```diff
@@ -724,6 +784,10 @@
         }
         const double beta = rr / rho;
         rho = rr;
+        if constexpr (FUSED) {
+            wg_barrier();
+            STAMP(4);
+        }
         {
             const bool lx = (G > 1 && wv == 0), rx = (G > 1 && wv == W - 1);
             const double *sl = rall + ((size_t)((wv > 0) ? wv - 1 : W - 1) * T + (T - 1)) * HSL;
@@ -741,10 +805,12 @@
                 }
             }
         }
+        if constexpr (!FUSED) {
 #pragma unroll
         for (int j = 0; j < T; ++j)
 #pragma unroll
             for (int q = 0; q < NPL; ++q) p[j + 1][q] = rl[j * HSL + lr + q * LSL] + beta * p[j + 1][q];
+        }
         STAMP(8);
     }
 #undef EXPV
```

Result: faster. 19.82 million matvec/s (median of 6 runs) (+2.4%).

_ _ _

WHAT TO PRODUCE:
All of the material above needs to be retyped word for word.

WRITTEN REPLY:
```diff
@@ -724,6 +784,10 @@
         }
         const double beta = rr / rho;
         rho = rr;
+        if constexpr (FUSED) {
+            wg_barrier();
+            STAMP(4);
+        }
         {
             const bool lx = (G > 1 && wv == 0), rx = (G > 1 && wv == W - 1);
             const double *sl = rall + ((size_t)((wv > 0) ? wv - 1 : W - 1) * T + (T - 1)) * HSL;
@@ -741,10 +805,12 @@
                 }
             }
         }
+        if constexpr (!FUSED) {
 #pragma unroll
         for (int j = 0; j < T; ++j)
 #pragma unroll
             for (int q = 0; q < NPL; ++q) p[j + 1][q] = rl[j * HSL + lr + q * LSL] + beta * p[j + 1][q];
+        }
         STAMP(8);
     }
 #undef EXPV
```

Result: faster. 19.82 million matvec/s (median of 6 runs) (+2.4%).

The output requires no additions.